The left frontal cortex supports reserve in aging by enhancing functional network efficiency
Background Recent evidence derived from functional magnetic resonance imaging (fMRI) studies suggests that functional hubs (i.e., highly connected brain regions) are important for mental health. We found recently that global connectivity of a hub in the left frontal cortex (LFC connectivity) is associated with relatively preserved memory abilities and higher levels of protective factors (education, IQ) in normal aging and Alzheimer’s disease. These results suggest that LFC connectivity supports reserve capacity, alleviating memory decline. An open question, however, is why LFC connectivity is beneficial and supports memory function in the face of neurodegeneration. We hypothesized that higher LFC connectivity is associated with enhanced efficiency in connected major networks involved in episodic memory. We further hypothesized that higher LFC-related network efficiency predicts higher memory abilities.

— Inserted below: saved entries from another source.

+        const int ngr = min(SG, G - st * SG), ngk = min(SG, G - st * SG - KSH);
         int8_t* L = lds[slot];
 #pragma unroll
         for (int jj = 0; jj < KJ; ++jj) {
             const int inst = wave + jj * WAVES;
-            if (inst < KCH / 64 && inst * 64 < ngr * (KCH / SG))
-                buffer_load_lds16(kbase, N * D, (lptr_t)(L + inst * 1024), koff[jj], st * KBYTES);
+            if (inst < KCH / 64 && inst * 64 < ngk * (KCH / SG))
+                buffer_load_lds16(kbase, N * D, (lptr_t)(L + inst * 1024), koff[S4 ? 0 : jj],
+                                  st * KBYTES + KSH * 32 * D + (S4 ? jj * WAVES * 1024 : 0));
         }
 #pragma unroll
         for (int jj = 0; jj < VJ; ++jj) {
             const int inst = vw + jj * WAVES;
             if (inst < VCH / 64 && inst * 64 < ngr * (VCH / SG))
-                buffer_load_lds16(vbase, N * D * 2, (lptr_t)(L + KBYTES + inst * 1024), voff[jj], st * VBYTES);
+                buffer_load_lds16(vbase, N * D * 2, (lptr_t)(L + KBYTES + inst * 1024), voff[S4 ? 0 : jj],
+                                  st * VBYTES + (S4 ? jj * WAVES * 1024 : 0));
         }
     };
     auto issue = [&](int st) { issue_at(st, st % RING); };
+    auto issue_k01 = [&]() {
+        int8_t* L = lds[1];
+#pragma unroll
+        for (int jj = 0; jj < KJ; ++jj) {
+            const int inst = wave + jj * WAVES;
+            if (inst < KCH / 64 && inst * 64 >= KSH * (KCH / SG))
+                buffer_load_lds16(kbase, N * D, (lptr_t)(L + inst * 1024), koff[0] + (jj * WAVES * 1024 - KSH * 32 * D), 0);
+        }
+    };
+    auto kslot_of = [&](int t) { return RING == 2 ? (((t - KSH) >> LSG) & 1) : (((t - KSH) >> LSG) % RING); };
+    auto vslot_of = [&](int t) { return RING == 2 ? ((t >> LSG) & 1) : ((t >> LSG) % RING); };
     auto kop_at = [&](int slot, int par, int ks) {
         const int8_t* L = lds[slot];
         const int krow = par * 32 + col;
@@ -375,8 +395,8 @@
         const int d = 32 * m + col;
         return *reinterpret_cast<const v8h*>(L + KBYTES + par * 64 * D + d * 64 + 16 * swz_pos<64>(d, 2 * ks + half));
     };
-    auto kop_of = [&](int t, int ks) { return kop_at((t >> 1) % RING, t & 1, ks); };
-    auto vop_of = [&](int t, int m, int ks) { return vop_at((t >> 1) % RING, t & 1, m, ks); };
+    auto kop_of = [&](int t, int ks) { return kop_at(kslot_of(t), (t - KSH) & (SG - 1), ks); };
+    auto vop_of = [&](int t, int m, int ks) { return vop_at(vslot_of(t), t & (SG - 1), m, ks); };
 
     v16i magic_blk;
 #pragma unroll
@@ -415,8 +435,8 @@
     static_assert(KFOLD, "the pipelined kernel ships with FL_MAGIC | FL_KFOLD");
     float h_c = 0.0f, h_m = 0.0f, h_k = 0.0f, h_f = 1.0f, h_sp = 0.0f, h_invp = 0.0f, h_cap = 0.0f;
     const float c_pt = PT ? __int_as_float((__float_as_int(cq * skb[0]) + 2) & ~3) : 0.0f;
-    auto head = [&](const v16i& s, int t) {
-        float c = PT ? c_pt : cq * skb[t];
+    auto head = [&](const v16i& s, float skt) {
+        float c = PT ? c_pt : cq * skt;
         const int mxi = half_swap_max_i(tree_max16_i(s));
         if constexpr (!PT) c = __int_as_float((__float_as_int(c) + 2) & ~3);
         const float sfmax = __int_as_float(mxi) - QMHA_MAGIC_RNE;
@@ -447,28 +467,54 @@
     };
     if constexpr (PT) pt_base(0.0f);
     issue(0);
-    if (nst > 1) issue(1);
+    if constexpr (S4)
+        issue_k01();
+    else if (nst > 1)
+        issue(1);
     qmha_dma_barrier();
 #pragma unroll
     for (int ks = 0; ks < KS; ++ks) qk(kop_of(0, ks), ks);
     s_cur = s_nxt;
 
 #define QMHA_FENCE() __builtin_amdgcn_sched_barrier(0)
+    float st_sk[SG], st_sv[SG];
+#pragma unroll
+    for (int i = 0; i < SG; ++i) st_sk[i] = st_sv[i] = 0.0f;
     auto iter = [&](int t, auto HP, auto HN, auto PH) {
         constexpr bool has_prev = decltype(HP)::value, has_next = decltype(HN)::value;
         constexpr int ph = decltype(PH)::value;
-        const int odd = ph >= 0 ? ((1 + ph) & 1) : (t & 1);
-        const int slot_p = ph >= 0 ? ((ph >> 1) % RING) : (((t - 1) >> 1) % RING);
-        const int par_p = ph >= 0 ? (ph & 1) : ((t - 1) & 1);
-        const int slot_nx = ph >= 0 ? (((2 + ph) >> 1) % RING) : (((t + 1) >> 1) % RING);
-        const int par_n = ph >= 0 ? (ph & 1) : ((t + 1) & 1);
+        const int bar = ph >= 0 ? (ph % SG == 0) : ((t & (SG - 1)) == 1);
+        const int slot_p = ph >= 0 ? ((ph >> LSG) % RING) : vslot_of(t - 1);
+        const int par_p = ph >= 0 ? (ph & (SG - 1)) : ((t - 1) & (SG - 1));
+        const int slot_nx = ph >= 0 ? (((2 + ph - KSH) >> LSG) % RING) : kslot_of(t + 1);
+        const int par_n = ph >= 0 ? ((2 + ph - KSH) & (SG - 1)) : ((t + 1 - KSH) & (SG - 1));
         auto vop = [&](int m, int ks) { return vop_at(slot_p, par_p, m, ks); };
         auto kop = [&](int ks) { return kop_at(slot_nx, par_n, ks); };
-        const int dma_st = (t >> 1) + PF;
-        const int dma_slot = ph >= 0 ? ((((1 + ph) >> 1) + PF) % RING) : (((t >> 1) + PF) % RING);
-        if (odd) {
-            qmha_dma_barrier();
+        const int dma_st = ((t - 1) >> LSG) + PF;
+        const int dma_slot = ph >= 0 ? (((ph >> LSG) + PF) % RING) : ((((t - 1) >> LSG) + PF) % RING);
+        constexpr bool stsc = STSC && ph >= 0;
+        float skt = 0.0f, svt = 0.0f;
+        if (bar) {
+            if constexpr (stsc) {
+                typedef float vsg_t __attribute__((ext_vector_type(SG), aligned(4)));
+                const vsg_t lk = *reinterpret_cast<const vsg_t*>(skb + t), lv = *reinterpret_cast<const vsg_t*>(svb + t);
+                QMHA_FENCE();
+                __builtin_amdgcn_s_waitcnt(0x0070);
+#pragma unroll
+                for (int i = 0; i < SG; ++i) {
+                    st_sk[i] = lk[i];
+                    st_sv[i] = lv[i];
+                    asm volatile("" : "+s"(st_sk[i]), "+s"(st_sv[i]));
+                }
+                __syncthreads();
+            } else {
+                qmha_dma_barrier();
+            }
             if (dma_st < nst) issue_at(dma_st, dma_slot);
+        }
+        if constexpr (stsc) {
+            skt = st_sk[ph & (SG - 1)];
+            svt = st_sv[ph & (SG - 1)];
         }
         if constexpr (DUMP) {
             if (active) {
@@ -508,7 +554,7 @@
                 }
             }
         };
-        head(s_cur, t);
+        head(s_cur, stsc ? skt : skb[t]);
         QMHA_FENCE();
         const float c = h_c, m_new = h_m, kn = h_k;
         if (__builtin_amdgcn_ballot_w64(m_new - anchor > 48.0f)) {
@@ -565,7 +611,7 @@
         const float rs = tree_sum16(p);
         l_run = fmaf(rs, e * h_f, l_run);
         m_run = m_new;
-        const float scale_t = sp * svb[t] * e;
+        const float scale_t = sp * (stsc ? svt : svb[t]) * e;
         if constexpr (has_prev) {
             if constexpr (DUMP) dump_t(t - 1, a);
 #pragma unroll
@@ -777,7 +823,7 @@
         if (fair) set_prio(0);
         run_iter(0, F0{}, T1{}, DYN{});
         int t = 1;
-        constexpr int PER = 2 * RING;
+        constexpr int PER = SG * RING;
         for (; t + PER <= G - 1; t += PER) {
             if (fair) set_prio(t);
             run_iter(t, T1{}, T1{}, std::integral_constant<int, 0>{});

Methods We assessed fMRI during a face-name association learning task performed by 26 healthy, cognitively normal elderly participants. Using beta-series correlation analysis, we computed task-related LFC connectivity to key memory networks, including the default mode network (DMN) and dorsal attention network (DAN). Network efficiency within the DMN and DAN was estimated by the graph theoretical small-worldness statistic. We applied linear regression analyses to test the association between LFC connectivity with the DMN/DAN and small-worldness of these networks. Mediation analysis was applied to test LFC connectivity to the DMN and DAN as a mediator of the association between education and higher DMN and DAN small-worldness. Last, we tested network small-worldness as a predictor of memory performance. Results We found that higher LFC connectivity to the DMN and DAN during successful memory encoding and recognition was associated with higher small-worldness of those networks. Higher task-related LFC connectivity mediated the association between education and higher small-worldness in the DMN and DAN. Further, higher small-worldness of these networks predicted better performance in the memory task. Conclusions The present results suggest that higher education-related LFC connectivity to key memory networks during a memory task is associated with higher network efficiency and thus enhanced reserve of memory abilities in aging.